» **Requirement**:
Transcribe the listing below only from the line with "float* logits, int" up to and including the line with "float* slots = zeroed_slots".

[Extracted data Boundary: Start]

# Sreyan88/audio-ssl

Hardware: AMD Instinct MI355X
Metric: upstream clips/sec (1s@16kHz, 64-mel) (higher is better)
Workload: dtype bf16; 1 GPU; delores-m upstream step (log-mel + 2 views + q/k conv encoders + MoCo + 3 Barlow heads + bwd + SGD), 1 s @ 16 kHz, 64 mel, batch 512/GPU, queue 65536; global_batch=512, parallelism=dp1

## Files before the change

audio-ssl_amd/csrc/bnpool.hip:

```cpp
#include "common.h"

namespace {

template <typename T_, bool SQ>
__global__ __launch_bounds__(256) void colstats_kernel(const T_* __restrict__ x, long M, int C, long ld, int rows_per_block,
                                                       double* __restrict__ sum, double* __restrict__ sumsq) {
    __shared__ float red[256][17];
    const int cg = threadIdx.x & 7, r0 = threadIdx.x >> 3;
    const int col0 = blockIdx.y * 64 + cg * 8;
    const long row_begin = (long)blockIdx.x * rows_per_block;
    const long row_end = min(M, row_begin + rows_per_block);
    x += (long)blockIdx.z * M * ld;
    sum += (long)blockIdx.z * C;
    if (SQ) sumsq += (long)blockIdx.z * C;
    float s[8], q[8];
#pragma unroll
    for (int i = 0; i < 8; ++i) { s[i] = 0.f; q[i] = 0.f; }
    if (col0 < C)
        for (long r = row_begin + r0; r < row_end; r += 32) {
            const Vec8<T_> v = Vec8<T_>::load(x + r * ld + col0);
#pragma unroll
            for (int i = 0; i < 8; ++i) { const float f = v.get(i); s[i] += f; if (SQ) q[i] += f * f; }
        }
#pragma unroll
    for (int i = 0; i < 8; ++i) { red[threadIdx.x][i] = s[i]; red[threadIdx.x][8 + i] = q[i]; }
    __syncthreads();
    if (threadIdx.x < 128) {
        const int g = threadIdx.x >> 4, k = threadIdx.x & 15;
        if (SQ || k < 8) {
            double t = 0.0;
            for (int r = 0; r < 32; ++r) t += (double)red[r * 8 + g][k];
            const int c = blockIdx.y * 64 + g * 8 + (k & 7);
            if (c < C) {
                if (k < 8) atomicAdd(&sum[c], t);
                else       atomicAdd(&sumsq[c], t);
            }
        }
    }
}

__global__ void bn_finalize_kernel(const double* __restrict__ sum, const double* __restrict__ sumsq, int groups, double count,
                                   int C, const float* __restrict__ gamma, const float* __restrict__ beta, float* running_mean,
                                   float* running_var, float momentum, float eps, float* scale, float* shift,
                                   float* save_mean, float* save_rstd) {
    const int c = blockIdx.x * blockDim.x + threadIdx.x;
    if (c >= C) return;
    const double g = gamma ? (double)gamma[c] : 1.0, b = beta ? (double)beta[c] : 0.0;
    float rm = running_mean ? running_mean[c] : 0.f, rv = running_mean ? running_var[c] : 0.f;
    for (int k = 0; k < groups; ++k) {
        const int o = k * C + c;
        const double mean = sum[o] / count;
        double var = sumsq[o] / count - mean * mean;
        var = var < 0.0 ? 0.0 : var;
        const double rstd = 1.0 / sqrt(var + (double)eps);
        scale[o] = (float)(g * rstd);
        shift[o] = (float)(b - mean * g * rstd);
        save_mean[o] = (float)mean;
        save_rstd[o] = (float)rstd;
        rm = (1.f - momentum) * rm + momentum * (float)mean;
        const double unb = count > 1.0 ? var * count / (count - 1.0) : var;
        rv = (1.f - momentum) * rv + momentum * (float)unb;
    }
    if (running_mean) { running_mean[c] = rm; running_var[c] = rv; }
}
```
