template <int C>
static bool cnx_try(int* rc, tvc_ctx* ctx, hipStream_t s, const ConvNeXtW& w, float* x, float* h, float* gx, int B, int T, float* amax_out) {
    if (w.C != C || !(w.ln_bound < 32768.f) || w.c2.MT6 != 2 * C / 32 || w.c3.MT6 != C / 32 || w.c2.S6 < C / 16 || w.c3.S6 < 2 * C / 16) return false;
    const int NB = ctx->rag ? ctx->rag->B : B, Tl = ctx->rag ? ctx->rag->Tlong : T, rs = T;
    if ((long)rs * 8 * 4 >= (1L << 31)) return false;
    constexpr int KP = C == 384 ? 2 : 1;
    if ((*rc = lds_optin<cnx1_kernel<C, 1>>(ctx, Cnx1<C, 1>::LDS_BYTES, "cnx")) ||
        (*rc = lds_optin<cnx1_kernel<C, 2>>(ctx, Cnx1<C, 2>::LDS_BYTES, "cnx")) ||
        (*rc = lds_optin<cnx2_kernel<C, KP>>(ctx, Cnx2<C, KP>::LDS_BYTES, "cnx")))
        return true;
    CnxArgs a{};
    a.x = x;
    a.h = h;
    a.T = T;
    a.rs = rs;
    if ((*rc = rag_view(ctx, s, 1, 0, &a.rg, nullptr)) != 0) return true;
    auto split = [&](int MT, int tiles) {
        int d = 1;
        for (int c = 1; c <= MT; ++c)
            if (MT % c == 0 && (long)tiles * c <= ctx->ncu) d = c;
        return d;
    };
    {
        a.A6 = reinterpret_cast<const uint4*>(w.c2.A6);
        a.wsc = w.c2.wscale;
        a.bias = w.c2.bias;
        a.MT = w.c2.MT6;
        a.dw_w = w.dw_w;
        a.dw_b = w.dw_b;
        a.ln_g = w.ln_g;
        a.ln_b = w.ln_b;
        a.dil = w.dilation;
        const int nt = Tl <= 32 ? 1 : 2, tx = (Tl + 32 * nt - 1) / (32 * nt);
        a.gp = gx;
        a.gp_tiles = tx;
        const int d = split(a.MT, tx * NB);
        a.mt_per_wg = a.MT / d;
        const dim3 grid((unsigned)tx, (unsigned)NB, (unsigned)d);
        constexpr int nthr = Cnx1<C, 2>::NTHR, lds1 = Cnx1<C, 1>::LDS_BYTES, lds2 = Cnx1<C, 2>::LDS_BYTES;
        if (nt == 1) hipLaunchKernelGGL((cnx1_kernel<C, 1>), grid, dim3(nthr), lds1, s, a);
        else hipLaunchKernelGGL((cnx1_kernel<C, 2>), grid, dim3(nthr), lds2, s, a);
    }
    a.gp_sum = a.gp_tiles > CNX_GP_INLINE;
    if (a.gp_sum) hipLaunchKernelGGL(grn_tiles_kernel, dim3((2 * C + 255) / 256, (unsigned)NB), dim3(256), 0, s, gx, a.gp_tiles, 2 * C, T, a.rg);
    {
        a.A6 = reinterpret_cast<const uint4*>(w.c3.A6);
        a.wsc = w.c3.wscale;
        a.bias = w.c3_bias_grn;
        a.MT = w.c3.MT6;
        a.grn_g = w.grn_g;
        a.amax_y = amax_out;
        const int tx = (Tl + 63) / 64;
        const int d = split(a.MT, tx * NB);
        a.mt_per_wg = a.MT / d;
        constexpr int nthr = Cnx2<C, KP>::NTHR, lds = Cnx2<C, KP>::LDS_BYTES;
        hipLaunchKernelGGL((cnx2_kernel<C, KP>), dim3((unsigned)tx, (unsigned)NB, (unsigned)d), dim3(nthr), lds, s, a);
    }
    *rc = launch_check(ctx, "convnext (fused)");
    return true;
}

int run_convnext(tvc_ctx* ctx, hipStream_t s, Ws& ws, const ConvNeXtW& w, float* x, int B, int T, float* amax_out) {
    const int C = w.C, C2 = 2 * w.C, ncols = B * T;
    const int NB = ctx->rag ? ctx->rag->B : B;
    size_t mk = ws.mark();
    float* y = ws.get<float>((size_t)B * C * T);
    float* h = ws.get<float>((size_t)B * C2 * T);
    const int Tlong = ctx->rag ? ctx->rag->Tlong : T;
    float* gx = ws.get<float>((size_t)NB * C2 * ((Tlong + 63) / 64));
    float* nx = ws.get<float>((size_t)NB * C2);
    float* ymax = ws.get<float>((size_t)NB);
    float* hmax = ws.get<float>((size_t)NB);
    ws.release(mk);
    if (ws.dry) return 0;
    {
        int rc = 0;
        if (C == 384 ? cnx_try<384>(&rc, ctx, s, w, x, h, gx, B, T, amax_out) : (C == 128 && cnx_try<128>(&rc, ctx, s, w, x, h, gx, B, T, amax_out))) return rc;
    }
    {
        TVC_CHECK(dwconv_ln_launch<true>(ctx, s, x, y, w.dw_w, w.dw_b, w.ln_g, w.ln_b, B, C, T, w.dilation));
    }
    {
        const float* ym = nullptr;
        if (!(w.ln_bound < 32768.f)) {
            TVC_HIP(ctx, hipMemsetAsync(ymax, 0, (size_t)NB * sizeof(float), s));
            TVC_CHECK(run_amax_rows(ctx, s, y, B, C, T, ymax));
            ym = ymax;
        }
        EpiBias<ACT_GELU, false> ep{h, w.c2.bias, nullptr, C2, T, ncols, (long)C2 * T, 0};
        int rc = 0;
        if (!gemm_s2_try(&rc, ctx, s, w.c2, y, B, C, T, 0, ep, ym)) rc = gemm_s_launch<ENC_MTB, ENC_NWV, ENC_BPC>(ctx, s, w.c2, y, B, C, T, 0, ep, ym);
        TVC_CHECK(rc);
    }
    {
        RagDev rg;
        TVC_CHECK(rag_view(ctx, s, 1, 0, &rg, nullptr));
        hipLaunchKernelGGL(grn_norm_kernel, dim3(grid_for((long)NB * C2 * 64)), dim3(256), 0, s, h, gx, (long)NB * C2, T, rg, C2);
        hipLaunchKernelGGL(grn_finalize_kernel, dim3(NB), dim3(256), 0, s, gx, w.grn_g, nx, C2, hmax);
    }
    {
        EpiBias<ACT_NONE, true> ep{x, w.c3_bias_grn, x, C, T, ncols, (long)C * T, (long)C * T};
        int rc = 0;
        if (!gemm_s2_try<EpiBias<ACT_NONE, true>, true>(&rc, ctx, s, w.c3, h, B, C2, T, 0, ep, hmax, nx))
            rc = gemm_s_launch<ENC_MTB, ENC_NWV, ENC_BPC, EpiBias<ACT_NONE, true>, true>(ctx, s, w.c3, h, B, C2, T, 0, ep, hmax, nx);
        TVC_CHECK(rc);
    }
    if (amax_out) TVC_CHECK(run_amax_rows(ctx, s, x, B, C, T, amax_out));
    return launch_check(ctx, "convnext");
}

struct EpiSplit {
    static constexpr bool kIgemm = true;
    float* y0;
    float* y1;
    const float* bias;
    int M0, M1, T, ncols;
    __device__ __forceinline__ void store(int n, int m, const float v[4]) const {
        if (n >= ncols) return;
        int b = n / T, t = n - b * T;
#pragma unroll
        for (int r = 0; r < 4; ++r) {
            int mm = m + r;
            float o = v[r] + bias[mm < M0 + M1 ? mm : 0];
            if (mm < M0)
                y0[((long)b * M0 + mm) * T + t] = o;
            else if (mm < M0 + M1)
                y1[((long)b * M1 + mm - M0) * T + t] = o;
        }
    }
};

struct PTop4 {
    float v[4];
    int i[4];
    __device__ __forceinline__ void init() {
#pragma unroll
        for (int j = 0; j < 4; ++j) { v[j] = -INFINITY; i[j] = 0x7fffffff; }
    }
    __device__ __forceinline__ static bool better(float a, int ia, float b, int ib) { return a > b || (a == b && ia < ib); }
    __device__ __forceinline__ void insert(float x, int ix) {
        if (!better(x, ix, v[3], i[3])) return;
        if (better(x, ix, v[0], i[0])) { v[3] = v[2]; i[3] = i[2]; v[2] = v[1]; i[2] = i[1]; v[1] = v[0]; i[1] = i[0]; v[0] = x; i[0] = ix; }
        else if (better(x, ix, v[1], i[1])) { v[3] = v[2]; i[3] = i[2]; v[2] = v[1]; i[2] = i[1]; v[1] = x; i[1] = ix; }
        else if (better(x, ix, v[2], i[2])) { v[3] = v[2]; i[3] = i[2]; v[2] = x; i[2] = ix; }
        else { v[3] = x; i[3] = ix; }
    }
};

constexpr int kPdWaves = 16;
static __global__ __launch_bounds__(kPdWaves * 64) void pitch_decode_kernel(const float* __restrict__ logits, const float* __restrict__ freq,
                                                                  float* __restrict__ f0, int B, int T, float* __restrict__ f0s, float shift,
                                                                  const float* __restrict__ shifts, const int* __restrict__ col2b) {
    __shared__ float sv[kPdWaves][4][64];
    __shared__ int si[kPdWaves][4][64];
    const int lane = threadIdx.x & 63, wave = threadIdx.x >> 6;
    const long ncols = (long)B * T;
    const long n = blockIdx.x * 64L + lane;
    const bool ok = n < ncols;
    const long nn = ok ? n : ncols - 1;
    const int b = (int)(nn / T), t = (int)(nn - (long)b * T);
    const float* p = logits + (long)b * kPitchClasses * T + t;
    PTop4 top;
    top.init();
    constexpr int CPW = kPitchClasses / kPdWaves;
    float xv[CPW];
#pragma unroll
    for (int j = 0; j < CPW; ++j) xv[j] = p[(long)(wave * CPW + j) * T];
#pragma unroll
    for (int j = 0; j < CPW; ++j) {
        const float x = xv[j];
        top.insert(x != x ? INFINITY : x, wave * CPW + j);
    }
#pragma unroll
    for (int e = 0; e < 4; ++e) { sv[wave][e][lane] = top.v[e]; si[wave][e][lane] = top.i[e]; }
    __syncthreads();
    if (wave != 0 || !ok) return;
    for (int w = 1; w < kPdWaves; ++w)
#pragma unroll
        for (int e = 0; e < 4; ++e) top.insert(sv[w][e][lane], si[w][e][lane]);
#pragma unroll
    for (int e = 0; e < 4; ++e) top.i[e] = (unsigned)top.i[e] < (unsigned)kPitchClasses ? top.i[e] : 0;
    const float v0 = top.v[0];
    float e0 = 1.f, e1 = (float)exp((double)(top.v[1] - v0)), e2 = (float)exp((double)(top.v[2] - v0)), e3 = (float)exp((double)(top.v[3] - v0));
    float den = ((e0 + e1) + e2) + e3;
    float acc = __fmul_rn(e0 / den, freq[top.i[0]]);
    acc = __fadd_rn(acc, __fmul_rn(e1 / den, freq[top.i[1]]));
    acc = __fadd_rn(acc, __fmul_rn(e2 / den, freq[top.i[2]]));
    acc = __fadd_rn(acc, __fmul_rn(e3 / den, freq[top.i[3]]));
    const float fv = acc <= 20.f ? 0.f : acc;
    f0[n] = fv;
    if (f0s) f0s[n] = shift_frequency_one(fv, shifts ? shifts[col2b ? col2b[n] : b] : shift);
}

int run_pitch_decode(tvc_ctx* ctx, hipStream_t s, const float* logits, float* f0, int B, int T) {
    if (!ctx->pitch_freq) return fail(ctx, TVC_ERR_STATE, "pitch table not uploaded (tvc_set_pitch_table + tvc_finalize_weights)");
    const long ncols = (long)B * T;
    hipLaunchKernelGGL(pitch_decode_kernel, dim3((unsigned)((ncols + 63) / 64)), dim3(kPdWaves * 64), 0, s, logits, ctx->pitch_freq, f0, B, T, (float*)nullptr, 0.f, (const float*)nullptr, (const int*)nullptr);
    return launch_check(ctx, "pitch_decode");
}

int run_encoder(tvc_ctx* ctx, hipStream_t s, Ws& ws, const float* spec, float* ssl, float* f0,
                float* logits, int B, int T, const float* spec_bound, float* zeroed_slots, float* f0_shifted, float shift, const float* shifts) {
    const int ncols = B * T;
    float* xs = ws.get<float>((size_t)B * kSslCh * T);
    float* xp = ws.get<float>((size_t)B * kPitchCh * T);
    float* lg = logits ? logits : ws.get<float>((size_t)B * kPitchClasses * T);
    const int NB = ctx->rag ? ctx->rag->B : B;
    float* slots = zeroed_slots ? zeroed_slots : ws.get<float>((size_t)3 * NB);
    float *spec_max = slots, *xs_max = slots + NB, *xp_max = slots + 2 * NB;
    if (!ws.dry) {
        if (!zeroed_slots) TVC_HIP(ctx, hipMemsetAsync(slots, 0, (size_t)3 * NB * sizeof(float), s));
        if (spec_bound) spec_max = const_cast<float*>(spec_bound);
        else TVC_CHECK(run_amax_rows(ctx, s, spec, B, kBins, T, spec_max));
        EpiSplit ep{xs, xp, ctx->enc_in.bias, kSslCh, kPitchCh, T, ncols};
        TVC_CHECK((gemm_s_launch_ragged<ENC_MTB, ENC_NWV, ENC_BPC>(ctx, s, ctx->enc_in, spec, B, kBins, T, (long)kBins * T, ep, spec_max)));
        TVC_CHECK(run_layernorm(ctx, s, xs, ctx->ssl_ln_g, ctx->ssl_ln_b, B, kSslCh, T));
        TVC_CHECK(run_layernorm(ctx, s, xp, ctx->pit_ln_g, ctx->pit_ln_b, B, kPitchCh, T));
    }
    const int gtiles = ((ctx->rag ? ctx->rag->Tlong : T) + 63) / 64;
    const size_t ssl_scratch = ((size_t)B * kSslCh * T * 3 + (size_t)NB * kSslCh * 2 * (gtiles + 1)) * sizeof(float) + (size_t)NB * 8 + 4096;
    char* ssl_blk = ws.get<char>(ssl_scratch);
    Ws wssl(ssl_blk, ssl_scratch, ws.dry);
    SideFork fk(ctx, s);
    TVC_CHECK(fk.fork(ws, ctx->ev_fork, ctx->ev_join));
    const hipStream_t sp = fk.side;
    for (int i = 0; i < 4; ++i) TVC_CHECK(run_convnext(ctx, sp, ws, ctx->pit_mid[i], xp, B, T, i == 3 ? xp_max : nullptr));
    if (!ws.dry) {
        EpiBias<ACT_NONE, false> ep{lg, ctx->pit_out.bias, nullptr, kPitchClasses, T, ncols, (long)kPitchClasses * T, 0};
        int rc = 0;
        if (!gemm_s2_try(&rc, ctx, sp, ctx->pit_out, xp, B, kPitchCh, T, 0, ep, xp_max)) rc = gemm_s_launch<ENC_MTB, ENC_NWV, ENC_BPC>(ctx, sp, ctx->pit_out, xp, B, kPitchCh, T, 0, ep, xp_max);
        TVC_CHECK(rc);
        hipLaunchKernelGGL(pitch_decode_kernel, dim3((ncols + 63) / 64), dim3(kPdWaves * 64), 0, sp, lg, ctx->pitch_freq, f0, B, T, f0_shifted, shift, shifts,
                           shifts && ctx->rag ? ctx->rag->d_col2b : (const int*)nullptr);
    }
    TVC_CHECK(fk.end());
    for (int i = 0; i < 6; ++i) TVC_CHECK(run_convnext(ctx, s, wssl, ctx->ssl_mid[i], xs, B, T, i == 5 ? xs_max : nullptr));
    if (wssl.peak > wssl.cap) return fail(ctx, TVC_ERR_WORKSPACE, "encoder: SSL scratch block too small");
    if (ws.dry) return 0;
    {
        EpiBias<ACT_NONE, false> ep{ssl, ctx->ssl_out.bias, nullptr, kSslDim, T, ncols, (long)kSslDim * T, 0};
        int rc = 0;
        if (!gemm_s2_try(&rc, ctx, s, ctx->ssl_out, xs, B, kSslCh, T, 0, ep, xs_max)) rc = gemm_s_launch<ENC_MTB, ENC_NWV, ENC_BPC>(ctx, s, ctx->ssl_out, xs, B, kSslCh, T, 0, ep, xs_max);
        TVC_CHECK(rc);
    }
    TVC_CHECK(fk.join());
    return launch_check(ctx, "encoder");
}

[Extracted data Boundary: End]

» **Answer for this exercise**:
                float* logits, int B, int T, const float* spec_bound, float* zeroed_slots, float* f0_shifted, float shift, const float* shifts) {
    const int ncols = B * T;
    float* xs = ws.get<float>((size_t)B * kSslCh * T);
    float* xp = ws.get<float>((size_t)B * kPitchCh * T);
    float* lg = logits ? logits : ws.get<float>((size_t)B * kPitchClasses * T);
    const int NB = ctx->rag ? ctx->rag->B : B;
    float* slots = zeroed_slots ? zeroed_slots : ws.get<float>((size_t)3 * NB);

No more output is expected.